Exercise goal: Go through the records and copy each line where the word "struct" occurs.

(Collected data)
****

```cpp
struct XhJob {
    size_t off1;
    int    off2;
};
__host__ __device__ __forceinline__ XhJob xh_job(const xeve_hip_job &j)
{
    const bool half = ((uint32_t)j.off2 & 0xC0000000u) == (uint32_t)XH_OFF2_HALF;
    XhJob r;
    r.off1 = half ? (size_t)(uint32_t)j.off1 << 1 : (size_t)(uint32_t)j.off1, r.off2 = half ? (int)((uint32_t)j.off2 & 0x3FFFFFFFu) : j.off2;
    return r;
}
__host__ __device__ __forceinline__ size_t xh_u(size_t off) { return off; }
__host__ __device__ __forceinline__ size_t xh_u(int off) { return (size_t)(uint32_t)off; }
__host__ __device__ __forceinline__ xeve_hip_job xh_make_job(size_t o, int off2)
{
    xeve_hip_job j;
    if((o & 1) || off2 < 0 || off2 >= XH_OFF2_HALF) j.off1 = (int)(uint32_t)o, j.off2 = off2;
    else j.off1 = (int)(uint32_t)(o >> 1), j.off2 = off2 | XH_OFF2_HALF;
    return j;
}
__host__ __device__ __forceinline__ xeve_hip_job xh_make_job(long y, long stride, long x, int off2) { return xh_make_job((size_t)(y * stride + x), off2); }
__device__ __forceinline__ int xh_plane_of_job(const unsigned char *job_plane, int per_plane, int j) { return job_plane ? job_plane[j] : j / per_plane; }
struct XhInterCand {
    const uint32_t *map_scu;
    const uint8_t  *map_tidx;
    const int16_t  *map_mv, *col0, *col1;
    int             w_scu, scuw, scuh, isb, vh;
};
int xh_pinter_analyze_cu_jobs_x(const xeve_hip_pel *const org[3], int s_org_l, int s_org_c, const xeve_hip_refpic *refp, int s_l, int s_c, const xeve_hip_sbac *states,
                                int nstates, const xeve_hip_inter_params *p, xeve_hip_inter_job *jobs, int njobs, const int16_t (*coef_l)[8], const int16_t (*coef_c)[4],
                                xeve_hip_inter_result *results, int16_t *coef, xeve_hip_pel *rec_y, xeve_hip_pel *rec_u, xeve_hip_pel *rec_v, xeve_hip_pel *pred_y,
                                xeve_hip_sbac *next_best, void *workspace, size_t workspace_bytes, void *stream, const XhInterCand *cand, const void *est_shared);
int xh_pintra_analyze_cu_jobs_x(const xeve_hip_pel *const org[3], int s_org_l, int s_org_c, const xeve_hip_pel *const mod[3], int s_mod_l, int s_mod_c, const uint32_t *map_scu,
                                const int8_t *map_ipm, const uint8_t *map_tidx, const int64_t *pic_elems, const xeve_hip_sbac *states, int nstates,
                                const xeve_hip_intra_params *p, const xeve_hip_intra_job *jobs, int njobs, xeve_hip_intra_result *results, int16_t *coef, xeve_hip_pel *rec,
                                xeve_hip_sbac *best, void *workspace, size_t workspace_bytes, void *stream, const void *est_shared);
int xh_residue_rdo_jobs_x(const xeve_hip_pel *const org[3], int s_org_l, int s_org_c, const xeve_hip_refpic *refp, int s_l, int s_c, const xeve_hip_sbac *states, int nstates,
                          const xeve_hip_rdo_params *p, const xeve_hip_rdo_job *jobs, int njobs, const int16_t (*coef_l)[8], const int16_t (*coef_c)[4],
                          xeve_hip_rdo_result *results, int16_t *coef, xeve_hip_sbac *best, void *workspace, size_t workspace_bytes, void *stream,
                          const void *est_shared, int keep_dropped);
int xh_residual_back(const pel *org, int s_org, const pel *pred, int s_pred, const xeve_hip_job *jobs, int njobs, int log2w, int log2h, int bit_depth, int qp, int dqscale,
                     const int16_t *coef, pel *rec, int s_rec, int32_t *nnz, int64_t *ssd, hipStream_t st);
struct EpzsState {
    uint32_t cost;
    int16_t  mv[2];
    int32_t  tmpstep, searches;
    int32_t  mot_bits;
};
struct XhSpelFinish {
    const EpzsState    *state;
    xeve_hip_me_result *out;
};
int xh_me_spel_pattern_jobs_x(const pel *org0, int s_org, const pel *org_bi, const pel *ref0, int s_ref, const xeve_hip_spel_job *jobs, int njobs, int log2w,
                              int log2h, int bit_depth, const int16_t (*coef)[8], const xeve_hip_spel_params *params, const int32_t *extra,
                              xeve_hip_me_result *results, void *workspace, size_t workspace_bytes, void *stream, const XhSearchPlanes *planes = nullptr, const struct XhSpelFinish *finish = nullptr);
int xh_me_epzs_jobs_planes(const pel *org0, int s_org, const pel *org_bi, const pel *ref0, int s_ref, const xeve_hip_epzs_job *jobs, int njobs, int log2w, int log2h,
// ... 101 lines not shown
```

Before: 18.73.

## Fuse speculative cu-bits and chain rounds into one kernel launch

```diff
diff --git a/xeve_amd/csrc/rdo.hip b/xeve_amd/csrc/rdo.hip
--- a/xeve_amd/csrc/rdo.hip
+++ b/xeve_amd/csrc/rdo.hip
@@ -314,12 +314,18 @@
     res[j] = r;
 }
 
+#define RDO_SPEC_LOG2_DEFAULT 0
 static int rdo_spec_limit()
 {
     static const int v = getenv("XEVE_HIP_RDO_SPEC") ? atoi(getenv("XEVE_HIP_RDO_SPEC")) : 256;
     return v;
 }
-static bool rdo_use_spec(int njobs) { return njobs <= rdo_spec_limit(); }
+static int rdo_spec_log2()
+{
+    static const int v = getenv("XEVE_HIP_RDO_SPEC_LOG2") ? atoi(getenv("XEVE_HIP_RDO_SPEC_LOG2")) : RDO_SPEC_LOG2_DEFAULT;
+    return v;
+}
+static bool rdo_use_spec(int njobs, int n0) { return rdo_spec_limit() > 0 && (njobs <= rdo_spec_limit() || n0 <= (1 << rdo_spec_log2())); }
 
 static size_t al(size_t v) { return (v + 255) & ~(size_t)255; }
 
@@ -338,7 +344,7 @@
     L.rec[0] = take(n * n0 * 2), L.rec[1] = take(n * n1 * 2 + 8), L.rec[2] = take(n * n1 * 2 + 8);
     for(int k = 0; k < 3; k++) L.nnz[k] = take(n * 4), L.ssd[k] = take(n * 16);
     L.cand = take(n * sizeof(Cand)), L.prev = take(n * sizeof(xeve_hip_sbac));
-    const size_t kinds = rdo_use_spec(njobs) ? 8 : 4;
+    const size_t kinds = rdo_use_spec(njobs, n0) ? 8 : 4;
     L.bj = take((kinds + 4) * n * sizeof(xeve_hip_cu_bits_job)), L.bits = take((kinds + 16) * n * 4), L.st_out = take(kinds * n * sizeof(xeve_hip_sbac));
     L.drop = take(3 * n);
     L.mcws = take(xeve_hip_mc_cu_workspace(njobs, w, h, nr0, nr1));
@@ -429,13 +435,12 @@
     bp.log2_cuw = p->log2_cuw, bp.log2_cuh = p->log2_cuh, bp.slice_type = p->slice_type, bp.num_refp[0] = p->num_refp[0], bp.num_refp[1] = p->num_refp[1];
     bp.cm_init = 0, bp.chroma_format_idc = idc;
     const size_t coef_elems = (size_t)njobs * (P.n0 + 2 * (size_t)P.n1), bws = workspace_bytes - L.bitws;
-    if(rdo_use_spec(njobs)) {
+    if(rdo_use_spec(njobs, P.n0)) {
         xeve_hip_cu_bits_job *cj = bj + 8 * (size_t)njobs;
         unsigned             *cbits = bits + 8 * (size_t)njobs;
         k_rdo_spec_jobs<<<G, 256, 0, st>>>(jobs, P, nnz[0], nnz[1], nnz[2], cand, bj, cj);
-        rc_ = xh_cu_bits_jobs_round(coef, coef_elems, states, bj, 8 * njobs, &bp, W + L.bitws, bws, bits, best ? st_out : nullptr, best != nullptr, 0, stream, 7 * njobs, njobs);
-        if(rc_ != XEVE_HIP_OK) return rc_;
-        rc_ = xh_cu_bits_chain_round(coef_elems, states, cj, 4 * njobs, &bp, W + L.bitws, bws, cbits, stream);
+        rc_ = xh_cu_bits_spec_round(coef, coef_elems, states, bj, 8 * njobs, cj, 4 * njobs, &bp, W + L.bitws, bws, bits, best ? st_out : nullptr, best != nullptr, cbits, stream,
+                                    7 * njobs, njobs);
         if(rc_ != XEVE_HIP_OK) return rc_;
         k_rdo_spec_decide<<<G, 256, 0, st>>>(jobs, P, ssd[0], ssd[1], ssd[2], bits, cbits, st_out, cand, results, drop, best);
         if(!keep_dropped) k_rdo_zero_dropped<<<(3 * njobs + 3) / 4, 256, 0, st>>>(coef, drop, P);
diff --git a/xeve_amd/csrc/sbac.hip b/xeve_amd/csrc/sbac.hip
--- a/xeve_amd/csrc/sbac.hip
+++ b/xeve_amd/csrc/sbac.hip
@@ -504,15 +504,12 @@
 }
 
 template <bool FULL>
-__global__ __launch_bounds__(64) void k_cu_bits(const xeve_hip_sbac *__restrict__ sin, const xeve_hip_cu_bits_job *__restrict__ jobs, int njobs, CuBitsK P,
-                                                const unsigned char *__restrict__ bins, const unsigned *__restrict__ ev, unsigned *__restrict__ bits,
-                                                xeve_hip_sbac *__restrict__ sout, unsigned long long *__restrict__ units, unsigned long long *__restrict__ slow)
-{
-    __shared__ uint16_t s_ctx[NCTX + 1][64];
-    __shared__ uint8_t  s_q[QCAP][64];
-    __shared__ uint32_t s_tab[1024];
-    load_model_tab(s_tab);
-    const int lane = threadIdx.x, j = blockIdx.x * 64 + lane;
+__device__ __forceinline__ void cu_bits_body(CtxTab s_ctx, uint8_t (*s_q)[64], const uint32_t *s_tab, int wg, const xeve_hip_sbac *__restrict__ sin,
+                                             const xeve_hip_cu_bits_job *__restrict__ jobs, int njobs, const CuBitsK &P, const unsigned char *__restrict__ bins,
+                                             const unsigned *__restrict__ ev, unsigned *__restrict__ bits, xeve_hip_sbac *__restrict__ sout,
+                                             unsigned long long *__restrict__ units, unsigned long long *__restrict__ slow)
+{
+    const int lane = threadIdx.x, j = wg * 64 + lane;
     if(j >= njobs) return;
     const xeve_hip_cu_bits_job J = jobs[j];
     const xeve_hip_sbac &in = sin[J.sbac];
@@ -557,15 +554,24 @@
     }
 }
 
-__global__ __launch_bounds__(64) void k_cu_bits_chain(const xeve_hip_sbac *__restrict__ sin, const xeve_hip_cu_bits_job *__restrict__ jobs, int njobs, CuBitsK P,
-                                                      const unsigned char *__restrict__ bins, const unsigned *__restrict__ ev, unsigned *__restrict__ out,
-                                                      unsigned long long *__restrict__ units, unsigned long long *__restrict__ slow)
+template <bool FULL>
+__global__ __launch_bounds__(64) void k_cu_bits(const xeve_hip_sbac *__restrict__ sin, const xeve_hip_cu_bits_job *__restrict__ jobs, int njobs, CuBitsK P,
+                                                const unsigned char *__restrict__ bins, const unsigned *__restrict__ ev, unsigned *__restrict__ bits,
+                                                xeve_hip_sbac *__restrict__ sout, unsigned long long *__restrict__ units, unsigned long long *__restrict__ slow)
 {
     __shared__ uint16_t s_ctx[NCTX + 1][64];
     __shared__ uint8_t  s_q[QCAP][64];
     __shared__ uint32_t s_tab[1024];
     load_model_tab(s_tab);
-    const int lane = threadIdx.x, j = blockIdx.x * 64 + lane;
+    cu_bits_body<FULL>(s_ctx, s_q, s_tab, blockIdx.x, sin, jobs, njobs, P, bins, ev, bits, sout, units, slow);
+}
+
+__device__ __forceinline__ void cu_bits_chain_body(CtxTab s_ctx, uint8_t (*s_q)[64], const uint32_t *s_tab, int wg, const xeve_hip_sbac *__restrict__ sin,
+                                                   const xeve_hip_cu_bits_job *__restrict__ jobs, int njobs, const CuBitsK &P, const unsigned char *__restrict__ bins,
+                                                   const unsigned *__restrict__ ev, unsigned *__restrict__ out, unsigned long long *__restrict__ units,
+                                                   unsigned long long *__restrict__ slow)
+{
+    const int lane = threadIdx.x, j = wg * 64 + lane;
     if(j >= njobs) return;
     const xeve_hip_cu_bits_job J = jobs[j];
     if(J.mode == XEVE_HIP_BITS_CU_SKIP) return;
@@ -607,6 +613,31 @@
     }
 }
 
+__global__ __launch_bounds__(64) void k_cu_bits_chain(const xeve_hip_sbac *__restrict__ sin, const xeve_hip_cu_bits_job *__restrict__ jobs, int njobs, CuBitsK P,
+                                                      const unsigned char *__restrict__ bins, const unsigned *__restrict__ ev, unsigned *__restrict__ out,
+                                                      unsigned long long *__restrict__ units, unsigned long long *__restrict__ slow)
+{
+    __shared__ uint16_t s_ctx[NCTX + 1][64];
+    __shared__ uint8_t  s_q[QCAP][64];
+    __shared__ uint32_t s_tab[1024];
+    load_model_tab(s_tab);
+    cu_bits_chain_body(s_ctx, s_q, s_tab, blockIdx.x, sin, jobs, njobs, P, bins, ev, out, units, slow);
+}
+
+__global__ __launch_bounds__(64) void k_cu_bits_spec(const xeve_hip_sbac *__restrict__ sin, const xeve_hip_cu_bits_job *__restrict__ jobs, int njobs,
+                                                     const xeve_hip_cu_bits_job *__restrict__ cjobs, int ncjobs, CuBitsK P, const unsigned char *__restrict__ bins,
+                                                     const unsigned *__restrict__ ev, unsigned *__restrict__ bits, xeve_hip_sbac *__restrict__ sout,
+                                                     unsigned *__restrict__ cbits, unsigned long long *__restrict__ units, unsigned long long *__restrict__ slow)
+{
+    __shared__ uint16_t s_ctx[NCTX + 1][64];
+    __shared__ uint8_t  s_q[QCAP][64];
+    __shared__ uint32_t s_tab[1024];
+    load_model_tab(s_tab);
+    const int nwg = (njobs + 63) / 64;
+    if((int)blockIdx.x < nwg) cu_bits_body<false>(s_ctx, s_q, s_tab, blockIdx.x, sin, jobs, njobs, P, bins, ev, bits, sout, units, slow);
+    else cu_bits_chain_body(s_ctx, s_q, s_tab, (int)blockIdx.x - nwg, sin, cjobs, ncjobs, P, bins, ev, cbits, units, slow);
+}
+
 static size_t ws_bins_off(size_t coef_elems) { return (sizeof(unsigned) * coef_elems + 255) & ~(size_t)255; }
 static size_t ws_nev_off(size_t coef_elems) { return ws_bins_off(coef_elems) + (((size_t)BINK * coef_elems + 64 + 255) & ~(size_t)255); }
 extern "C" size_t xeve_hip_cu_bits_workspace(int njobs, size_t coef_elems)
@@ -617,7 +648,8 @@
 
 static int cu_bits_launch(const int16_t *coef, size_t coef_elems, const xeve_hip_sbac *sbac_in, const xeve_hip_cu_bits_job *jobs, int njobs,
                           const xeve_hip_cu_bits_params *p, void *workspace, size_t workspace_bytes, uint32_t *bits, xeve_hip_sbac *sbac_out, bool full,
-                          void *stream, bool reuse_events = false, int ev_first = 0, int ev_count = -1);
+                          void *stream, bool reuse_events = false, int ev_first = 0, int ev_count = -1, const xeve_hip_cu_bits_job *cjobs = nullptr, int ncjobs = 0,
+                          uint32_t *cbits = nullptr);
 
 extern "C" int xeve_hip_cu_bits_jobs(const int16_t *coef, size_t coef_elems, const xeve_hip_sbac *sbac_in, const xeve_hip_cu_bits_job *jobs, int njobs,
                                      const xeve_hip_cu_bits_params *p, void *workspace, size_t workspace_bytes, uint32_t *bits,
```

****

Exercise output:
struct XhJob {
struct XhInterCand {
struct EpzsState {
struct XhSpelFinish {
                              xeve_hip_me_result *results, void *workspace, size_t workspace_bytes, void *stream, const XhSearchPlanes *planes = nullptr, const struct XhSpelFinish *finish = nullptr);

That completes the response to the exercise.